As they left the room, Kate closed the door behind them.

“I was going to have a glass of sherry,” Dixon said. “Care to join me?”

“I don’t think so.” She walked past him.

“You were great this evening,” he said behind her. “I know it wasn’t easy.”

“I did what I had to do.”

He accompanied her down the hall to the master bedroom of the presidential suite. Inside, she continued toward the dressing room. Dixon followed but hung back at the doorway, watching as she opened a bureau drawer and began to gather a few things.

“Do we need to talk some more?” he asked.

“I don’t know what else there is to say.”

“That you understand would be good. You haven’t said that yet.”

She bowed her head, thought, then turned to him. “Do you remember the night Alan Carpathian came down to the ranch and asked you to run for governor?”

“Of course.”

“We sat on the porch until midnight, the three of us, drinking scotch.”

“We talked until sunup. You were on Alan’s side. You encouraged me to run, Kate.”

“I couldn’t stand watching you mope. When you retired from football you were lost.”

“That night on the porch you said I could do great things.”

“And you saidwecould do great things. That you wouldn’t do anything unless we did it together, remember?”

“I remember.”

“Four years ago when Alan finally convinced you to run for the White House, I thought we made the same deal.”

“Things have changed. Alan’s gone. I have other advisers now. Rooms full of them.”

“Your father’s people.”

“They know what they’re doing.”

“Do they? It was on their advice you ambushed Wayne White.”

“It wasn’t an ambush. It was a political maneuver.”

“Dredging up an allegation twenty years old? Anybody who knows Wayne White’s history knows that his wife was an alcoholic then. What the truth of the incident really was, God only knows. The woman has passed away and can’t help her husband refute the sordid aspects of the story. And Wayne White, God bless him, is too fine a man to defend himself by sullying her memory. All very convenient for you. And I love how the information just happened into the hands of a tabloid. And that awful picture of her with the bruises. My God, where did that come from?”

“Nothing that came out wasn’t the truth. And it’s not as if Wayne White isn’t above a little slander himself. I quote, ‘It’s hard to believe this nation has chosen as its leader a gridiron gorilla who barely made it through college.’”

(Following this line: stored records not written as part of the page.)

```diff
@@ -2009,26 +2117,20 @@
     }
     lat->S = S;
     lat->nv_max = nv_max;
-    {
-        lat->nv_cum = (int *)malloc(sizeof(int) * ((size_t)nv_max + 2));
-        if (!lat->nv_cum) { phl_set_error("phl_tiles_build: out of host memory"); return PHL_ERR_HIP; }
-        std::vector<int> start((size_t)nv_max + 2, 0);
-        for (int c = 0; c < nchunks; c++) start[(size_t)(nv_max - nv_host[c]) + 1]++;
-        for (int b = 0; b <= nv_max; b++) start[(size_t)b + 1] += start[(size_t)b];
-        for (int x = 0; x <= nv_max; x++) lat->nv_cum[x] = nchunks - start[(size_t)(nv_max - x)];
-        for (int c = 0; c < nchunks; c++) by_nv[start[(size_t)(nv_max - nv_host[c])]++] = c;
-        PHL_HIP(phl_dev_malloc((void **)&lat->chunk_by_nv, sizeof(int) * ((size_t)nchunks + 1)));
-        PHL_HIP(hipMemcpyAsync(lat->chunk_by_nv, by_nv, sizeof(int) * (size_t)nchunks, hipMemcpyHostToDevice, st));
-    }
+    lat->nv_cum = (int *)malloc(sizeof(int) * ((size_t)nv_max + 2));
+    if (!lat->nv_cum) { phl_set_error("phl_tiles_build: out of host memory"); return PHL_ERR_HIP; }
+    PHL_HIP(phl_dev_malloc((void **)&lat->chunk_by_nv, sizeof(int) * ((size_t)nchunks + 1)));
     PHL_HIP(phl_dev_malloc((void **)&lat->slot_vert, sizeof(int) * ((size_t)S + 1)));
     PHL_HIP(phl_dev_malloc((void **)&lat->seg_rng, sizeof(int2) * ((size_t)S + 1)));
+    int *cnt = nullptr;
     if (nv_max <= SLOT_STRIDE) {
         if (use_masks && nv_max > NVC) {
             PHL_CHUNK_SORT(true, lat->pix_order, n, P, dp1, lat->replay, (int *)nullptr, (const int *)nullptr, SLOT_STRIDE, t_vert,
                            t_rng, lat->seg, lat->lidx, (const int *)nv, NVC)
         }
+        PHL_HIP(tmp.get(&cnt, (size_t)lat->M + 2));
         hipLaunchKernelGGL(k_compact_slots, dim3(nchunks), dim3(256), 0, st, lat->chunk_vptr, nchunks, SLOT_STRIDE, t_vert,
-                           t_rng, lat->slot_vert, lat->seg_rng);
+                           t_rng, lat->slot_vert, lat->seg_rng, cnt, (int)lat->M + 2);
     } else {
         if (use_masks) {
             PHL_CHUNK_MASKS(lat->pix_order, n, P, dp1, lat->replay, (int *)nullptr, lat->chunk_vptr, 0, lat->slot_vert,
@@ -2046,12 +2148,28 @@
 #undef PHL_CHUNK_MASKS
 #undef PHL_CHUNK_MASKS_X
     PHL_HIP(hipGetLastError());
-    PHL_HIP(nbr_chain.join(st));
-    PHL_HIP(hipStreamSynchronize(st));
+    link_pending pend;
+    rc = link_queue(lat, st, tmp, cnt, &pend);
+    if (rc) { (void)hipStreamSynchronize(st); return rc; }
+    {
+        std::vector<int> start((size_t)nv_max + 2, 0);
+        for (int c = 0; c < nchunks; c++) start[(size_t)(nv_max - nv_host[c]) + 1]++;
+        for (int b = 0; b <= nv_max; b++) start[(size_t)b + 1] += start[(size_t)b];
+        for (int x = 0; x <= nv_max; x++) lat->nv_cum[x] = nchunks - start[(size_t)(nv_max - x)];
+        for (int c = 0; c < nchunks; c++) by_nv[start[(size_t)(nv_max - nv_host[c])]++] = c;
+        const hipError_t e = hipMemcpyAsync(lat->chunk_by_nv, by_nv, sizeof(int) * (size_t)nchunks, hipMemcpyHostToDevice, st);
+        if (e != hipSuccess) { (void)hipStreamSynchronize(st); PHL_HIP(e); }
+    }
+    {
+        const hipError_t e = nbr_chain.join(st);
+        const hipError_t e2 = hipStreamSynchronize(st);
+        PHL_HIP(e);
+        PHL_HIP(e2);
+    }
+    rc = link_finish(lat, st, tmp, pend);
+    if (rc) { (void)hipStreamSynchronize(st); return rc; }
     }
     phl_release_build_tables(lat);
-    rc = phl_tiles_link_vertices(lat, st);
-    if (rc) return rc;
     lat->table_bytes = (int64_t)(sizeof(int16_t) * (size_t)lat->M * d + sizeof(phl_replay_t) * (size_t)N +
                                  sizeof(int32_t) * (size_t)lat->M * (d + 1) * 2 + sizeof(int32_t) * (size_t)lat->M * ((d + 1) / 2) * 8 +
                                  sizeof(int) * ((size_t)lat->table_mask + 1) + (lat->int_of_ft ? 2 * sizeof(int) * (size_t)lat->M : 0));
@@ -2123,7 +2241,9 @@
     unsigned long long *tl = nullptr;
     size_t tl_n = 0;
     static const bool side_classes = !(getenv("PHL_SIDE_CLASSES") && atoi(getenv("PHL_SIDE_CLASSES")) == 0);
-    fork_slot *fk = (plan.n > 1 && !subset && !tl_path && side_classes) ? fork_from(st) : nullptr;
+    fork_guard side;
+    if (plan.n > 1 && !subset && !tl_path && side_classes) side.f = fork_from(st);
+    fork_slot *const fk = side.f;
     hipStream_t const st_main = st;
     int order[12];
     int no = 0;
@@ -2175,9 +2295,7 @@
     }
     st = st_main;
     if (fk) {
-        hipError_t e = hipEventRecord(fk->join, fk->s);
-        if (e == hipSuccess) e = hipStreamWaitEvent(st, fk->join, 0);
-        fork_release(fk);
+        const hipError_t e = side.join(st);
         if (e != hipSuccess) return phl_hip_fail(e, "joining the side stream of the chunk classes", __FILE__, __LINE__);
     }
     if (tl) {
```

“There was a time when you thought ‘gridiron gorilla’ was a compliment. And it’s true that you were no scholar. Besides, Wayne White said those things long before he put his hat in the ring. He’s been quite civil since.” She turned back to the bureau. Her hands moved quickly, selecting then discarding with an angry motion. “Your father was the architect of all this duplicity. But you, you’re worse because you pretend you’re not like him. I think you even believe it.”

Dixon quit the dressing room and walked to a small rosewood table near the window where he kept a decanter of sherry. He poured himself a glass.

“Tell me something,” she said, her voice coming disembodied from the dressing room.

“Anything.”

“During the primaries, when opponents in his own party questioned Wayne White’s war record, did the senator have a hand in that? Did he feed the information?”

“That’s a crazy question.”

“Is it? After what’s happened, I don’t think so. The senator seems to know anything bad about anybody. Was he already at work trying to torpedo the man’s campaign, even then?”

“There was good reason to doubt the congressman’s claims about his military service.”

She stepped into the bedroom, looking stunned. “You knew.”

“The questions that were raised were reasonable questions.”